• Data records:
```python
_P, _I, _Z, _F = C.c_void_p, C.c_int, C.c_size_t, C.c_float
SIGNATURES = {
# ... 77 lines not shown
    "lav_bn_train_forward_mask": (_I, [_P, _P, _P, _P, _I, _I, C.c_long, _P, _P, C.c_double, _I, _P, _P, _P, _P, _P, _Z, _P]),
    "lav_bn_train_backward_mask": (_I, [_P, _P, _P, _P, _I, _I, C.c_long, _P, _P, _P, _I, _P, _P, _P, _P, _P, _P, _Z, _P]),
    "lav_pair_train_supported": (_I, [_I, _I]),
    "lav_pair_train_workspace_bytes": (_Z, [_I, _I, _I]),
    "lav_pair_train_forward": (_I, [_P, _P, _P, _P, _P, _I, _I, _I, _I, _I, _P, _P, _P]),
    "lav_pair_train_backward": (_I, [_P, _P, _P, _P, _P, _I, _I, _I, _I, _I, _P, _P, _P, _P, _P, _P, _P, _Z, _P]),
    "lav_seg_xent_workspace_bytes": (_Z, []),
    "lav_seg_xent_forward": (_I, [_P, _P, _I, _I, C.c_long, _P, _P, _P, _Z, _P]),
    "lav_seg_xent_up_forward": (_I, [_P, _P, _I, _I, _I, _I, _I, _I, _P, _P, _P, _Z, _P]),
    "lav_attn_train_workspace_bytes": (_Z, [_I, _I, _I, _I]),
    "lav_attn_train_forward": (_I, [_P, _I, _I, _I, _I, _P, _P, _P, _P, C.c_float, _P, _P, _P, _P, _P, _P]),
    "lav_attn_train_backward": (_I, [_P, _I, _I, _I, _I, _P, _P, _P, _P, C.c_float, _P, _P, _P, _P, _P, _P, _P, _P, _P, _Z, _P]),
    "lav_bn_train_forward": (_I, [_P, _P, _P, _I, _I, C.c_long, _P, _P, C.c_double, _I, _I, _P, _P, _P, _P, _Z, _P]),
    "lav_bn_train_backward": (_I, [_P, _P, _P, _I, _I, C.c_long, _P, _P, _P, _I, _I, _P, _P, _P, _P, _P, _Z, _P]),
    "lav_bn_train_amax_count": (_I, [_I, _I, C.c_long]),
    "lav_bn_train_forward_amax": (_I, [_P, _P, _P, _I, _I, C.c_long, _P, _P, C.c_double, _I, _I, _P, _P, _P, _P, _P, _Z, _P]),
    "lav_bn_train_backward_amax": (_I, [_P, _P, _P, _I, _I, C.c_long, _P, _P, _P, _I, _I, _P, _P, _P, _P, _P, _P, _Z, _P]),
    "lav_attn_pool": (_I, [_P, _I, _I, _I, _I, _P, _P, _P, _P, _P, _P]),
    "lav_linear_act": (_I, [_P, _I, _I, _P, _P, _I, _I, _P, _P]),
    "lav_maxpool3x3s2": (_I, [_P, _I, _I, _I, _I, _P, _P]),
    "lav_channel_affine": (_I, [_P, _I, _I, C.c_long, _P, _P, _P, _P]),
    "lav_nonfinite_count": (_I, [_I, C.POINTER(_P), C.POINTER(C.c_long), _P, _P]),
    "lav_copy_many": (_I, [_I, C.POINTER(_P), C.POINTER(_P), C.POINTER(_Z), _P]),
    "lav_stage_many": (_I, [_I, C.POINTER(_P), C.POINTER(_P), C.POINTER(_I), C.POINTER(C.c_long), C.POINTER(_I), _P]),
    "lav_det_decode": (_I, [_P, _I, _I, _I] + [C.c_double] * 10 + [_P, _P, _P]),
    "lav_det_decode_report": (_I, [_P, _I, _I, _I] + [C.c_double] * 10 + [_P, _P, _P, _P, _P, _P]),
    "lav_stage_many_block": (_I, [_I, C.POINTER(_P), C.POINTER(_P), C.POINTER(_I), C.POINTER(C.c_long), C.POINTER(_I), _P, _I, _P, _P]),
    "lav_batch_limit": (_I, [_P]),
    "lav_pool_affine": (_I, [_P, _I, _I, _I, _I, _P, _P, _I, _P, _I, _I, _P]),
    "lav_merge_ticks": (_I, [_P, _P, _I, _I, _P, _P]),
    "lav_stack_sweeps": (_I, [_P, _P, _P, _P, _P, _P, _I, _I, _I, _P, _P]),
    "lav_extract_peaks_workspace_bytes": (_Z, [_I, _I, _I]),
    "lav_extract_peaks": (_I, [_P, _I, _I, _I, _I, _I, _I, _P, _I, _P, _I, _P, _P, _Z, _P]),
    "lav_augment_u8": (_I, [_P, _P, _I, _I, _I, _P, C.c_ulonglong, _P]),
    "lav_bev_stack_u8": (_I, [_P, _P, _P, _P, _I, _I, _I, _I, _P]),
    "lav_bev_stack_tile_paths": (_I, [C.POINTER(C.c_double), C.POINTER(_I), _I, _I, C.POINTER(_I)]),
    "lav_debug_view": (_I, [_P, _I, _I, _P, _I, _I, _P, _I, _I, _P, _I, _P, _I, _P, _I, _P, _P, _P, C.c_double, C.c_double, _I, C.c_double, C.c_double, _I,
                            _I, _I, _P, _P, _P]),
    "lav_log_view": (_I, [_P, _I, _P, _I, _P, _P, _I, _I, _P, _P, _I, _P, _I, _I, _P, _P]),
    "lav_eval_acc_words": (_Z, [_I]),
    "lav_eval_frame": (_I, [_P, _P, _P, _I, _I, _F, _P, _I, _P, _P, _I, _I, _I, _P, _P, _I, _P, _P, _P, _I] + [C.c_double] * 6 + [_I, _P, _P]),
    "lav_eval_seg": (_I, [_P, _P, _I, _I, _I, _I, _I, _P, _P]),
    "lav_eval_scores": (_I, [_P, _P, _I, C.c_double, _I, _P, _P]),
    "lav_eval_plans_words": (_Z, [_I]),
    "lav_eval_plans": (_I, [_P, _P, _P, _P, _P, _P, _I, _I, _I, _P, _P, _P, _I, _P, _P]),
    "lav_eval_distill_words": (_Z, [_I]),
    "lav_eval_distill": (_I, [_P] * 8 + [_I, _I, _I] + [_P] * 5 + [_I, _P, _P]),
    "lav_eval_drive_words": (_Z, [_I]),
    "lav_eval_drive": (_I, [_P, _P, _P, _I, _I, _I, _I, _P, _P, _I, _P, _P, _I, _I] + [C.c_double] * 6 + [_I, _P, _P]),
    "lav_jpeg_scan_capacity": (C.c_longlong, [_I, _I, _I]),
    "lav_jpeg_workspace_bytes": (_Z, [_I, _I, _I, _I]),
    "lav_jpeg_encode": (_I, [_P, _I, _I, _I, _I, _P, _I, _P, C.c_longlong, _P, _P, _Z, _P]),
}

_lib = None


def load() -> C.CDLL:
    global _lib
    if _lib is not None:
        return _lib
    if not os.path.exists(LIB_PATH):
        raise RuntimeError(
            f"{LIB_PATH} not found: build it with `python -m lav_amd.build` (hipcc, gfx950). "
            "lav_amd has no CPU or pure-torch fallback.")
    lib = C.CDLL(LIB_PATH)
# ... 24 lines not shown
```

lav_amd/build.py:

```python
from __future__ import annotations

import os
import subprocess
import sys
import time
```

• Your objective:
Word-for-word copies of all the records are required.

• Exercise solution:
```python
_P, _I, _Z, _F = C.c_void_p, C.c_int, C.c_size_t, C.c_float
SIGNATURES = {
# ... 77 lines not shown
    "lav_bn_train_forward_mask": (_I, [_P, _P, _P, _P, _I, _I, C.c_long, _P, _P, C.c_double, _I, _P, _P, _P, _P, _P, _Z, _P]),
    "lav_bn_train_backward_mask": (_I, [_P, _P, _P, _P, _I, _I, C.c_long, _P, _P, _P, _I, _P, _P, _P, _P, _P, _P, _Z, _P]),
    "lav_pair_train_supported": (_I, [_I, _I]),
    "lav_pair_train_workspace_bytes": (_Z, [_I, _I, _I]),
    "lav_pair_train_forward": (_I, [_P, _P, _P, _P, _P, _I, _I, _I, _I, _I, _P, _P, _P]),
    "lav_pair_train_backward": (_I, [_P, _P, _P, _P, _P, _I, _I, _I, _I, _I, _P, _P, _P, _P, _P, _P, _P, _Z, _P]),
    "lav_seg_xent_workspace_bytes": (_Z, []),
    "lav_seg_xent_forward": (_I, [_P, _P, _I, _I, C.c_long, _P, _P, _P, _Z, _P]),
    "lav_seg_xent_up_forward": (_I, [_P, _P, _I, _I, _I, _I, _I, _I, _P, _P, _P, _Z, _P]),
    "lav_attn_train_workspace_bytes": (_Z, [_I, _I, _I, _I]),
    "lav_attn_train_forward": (_I, [_P, _I, _I, _I, _I, _P, _P, _P, _P, C.c_float, _P, _P, _P, _P, _P, _P]),
    "lav_attn_train_backward": (_I, [_P, _I, _I, _I, _I, _P, _P, _P, _P, C.c_float, _P, _P, _P, _P, _P, _P, _P, _P, _P, _Z, _P]),
    "lav_bn_train_forward": (_I, [_P, _P, _P, _I, _I, C.c_long, _P, _P, C.c_double, _I, _I, _P, _P, _P, _P, _Z, _P]),
    "lav_bn_train_backward": (_I, [_P, _P, _P, _I, _I, C.c_long, _P, _P, _P, _I, _I, _P, _P, _P, _P, _P, _Z, _P]),
    "lav_bn_train_amax_count": (_I, [_I, _I, C.c_long]),
    "lav_bn_train_forward_amax": (_I, [_P, _P, _P, _I, _I, C.c_long, _P, _P, C.c_double, _I, _I, _P, _P, _P, _P, _P, _Z, _P]),
    "lav_bn_train_backward_amax": (_I, [_P, _P, _P, _I, _I, C.c_long, _P, _P, _P, _I, _I, _P, _P, _P, _P, _P, _P, _Z, _P]),
    "lav_attn_pool": (_I, [_P, _I, _I, _I, _I, _P, _P, _P, _P, _P, _P]),
    "lav_linear_act": (_I, [_P, _I, _I, _P, _P, _I, _I, _P, _P]),
    "lav_maxpool3x3s2": (_I, [_P, _I, _I, _I, _I, _P, _P]),
    "lav_channel_affine": (_I, [_P, _I, _I, C.c_long, _P, _P, _P, _P]),
    "lav_nonfinite_count": (_I, [_I, C.POINTER(_P), C.POINTER(C.c_long), _P, _P]),
    "lav_copy_many": (_I, [_I, C.POINTER(_P), C.POINTER(_P), C.POINTER(_Z), _P]),
    "lav_stage_many": (_I, [_I, C.POINTER(_P), C.POINTER(_P), C.POINTER(_I), C.POINTER(C.c_long), C.POINTER(_I), _P]),
    "lav_det_decode": (_I, [_P, _I, _I, _I] + [C.c_double] * 10 + [_P, _P, _P]),
    "lav_det_decode_report": (_I, [_P, _I, _I, _I] + [C.c_double] * 10 + [_P, _P, _P, _P, _P, _P]),
    "lav_stage_many_block": (_I, [_I, C.POINTER(_P), C.POINTER(_P), C.POINTER(_I), C.POINTER(C.c_long), C.POINTER(_I), _P, _I, _P, _P]),
    "lav_batch_limit": (_I, [_P]),
    "lav_pool_affine": (_I, [_P, _I, _I, _I, _I, _P, _P, _I, _P, _I, _I, _P]),
    "lav_merge_ticks": (_I, [_P, _P, _I, _I, _P, _P]),
    "lav_stack_sweeps": (_I, [_P, _P, _P, _P, _P, _P, _I, _I, _I, _P, _P]),
    "lav_extract_peaks_workspace_bytes": (_Z, [_I, _I, _I]),
    "lav_extract_peaks": (_I, [_P, _I, _I, _I, _I, _I, _I, _P, _I, _P, _I, _P, _P, _Z, _P]),
    "lav_augment_u8": (_I, [_P, _P, _I, _I, _I, _P, C.c_ulonglong, _P]),
    "lav_bev_stack_u8": (_I, [_P, _P, _P, _P, _I, _I, _I, _I, _P]),
    "lav_bev_stack_tile_paths": (_I, [C.POINTER(C.c_double), C.POINTER(_I), _I, _I, C.POINTER(_I)]),
    "lav_debug_view": (_I, [_P, _I, _I, _P, _I, _I, _P, _I, _I, _P, _I, _P, _I, _P, _I, _P, _P, _P, C.c_double, C.c_double, _I, C.c_double, C.c_double, _I,
                            _I, _I, _P, _P, _P]),
    "lav_log_view": (_I, [_P, _I, _P, _I, _P, _P, _I, _I, _P, _P, _I, _P, _I, _I, _P, _P]),
    "lav_eval_acc_words": (_Z, [_I]),
    "lav_eval_frame": (_I, [_P, _P, _P, _I, _I, _F, _P, _I, _P, _P, _I, _I, _I, _P, _P, _I, _P, _P, _P, _I] + [C.c_double] * 6 + [_I, _P, _P]),
    "lav_eval_seg": (_I, [_P, _P, _I, _I, _I, _I, _I, _P, _P]),
    "lav_eval_scores": (_I, [_P, _P, _I, C.c_double, _I, _P, _P]),
    "lav_eval_plans_words": (_Z, [_I]),
    "lav_eval_plans": (_I, [_P, _P, _P, _P, _P, _P, _I, _I, _I, _P, _P, _P, _I, _P, _P]),
    "lav_eval_distill_words": (_Z, [_I]),
    "lav_eval_distill": (_I, [_P] * 8 + [_I, _I, _I] + [_P] * 5 + [_I, _P, _P]),
    "lav_eval_drive_words": (_Z, [_I]),
    "lav_eval_drive": (_I, [_P, _P, _P, _I, _I, _I, _I, _P, _P, _I, _P, _P, _I, _I] + [C.c_double] * 6 + [_I, _P, _P]),
    "lav_jpeg_scan_capacity": (C.c_longlong, [_I, _I, _I]),
    "lav_jpeg_workspace_bytes": (_Z, [_I, _I, _I, _I]),
    "lav_jpeg_encode": (_I, [_P, _I, _I, _I, _I, _P, _I, _P, C.c_longlong, _P, _P, _Z, _P]),
}

_lib = None


def load() -> C.CDLL:
    global _lib
    if _lib is not None:
        return _lib
    if not os.path.exists(LIB_PATH):
        raise RuntimeError(
            f"{LIB_PATH} not found: build it with `python -m lav_amd.build` (hipcc, gfx950). "
            "lav_amd has no CPU or pure-torch fallback.")
    lib = C.CDLL(LIB_PATH)
# ... 24 lines not shown
```

lav_amd/build.py:

```python
from __future__ import annotations

import os
import subprocess
import sys
import time
```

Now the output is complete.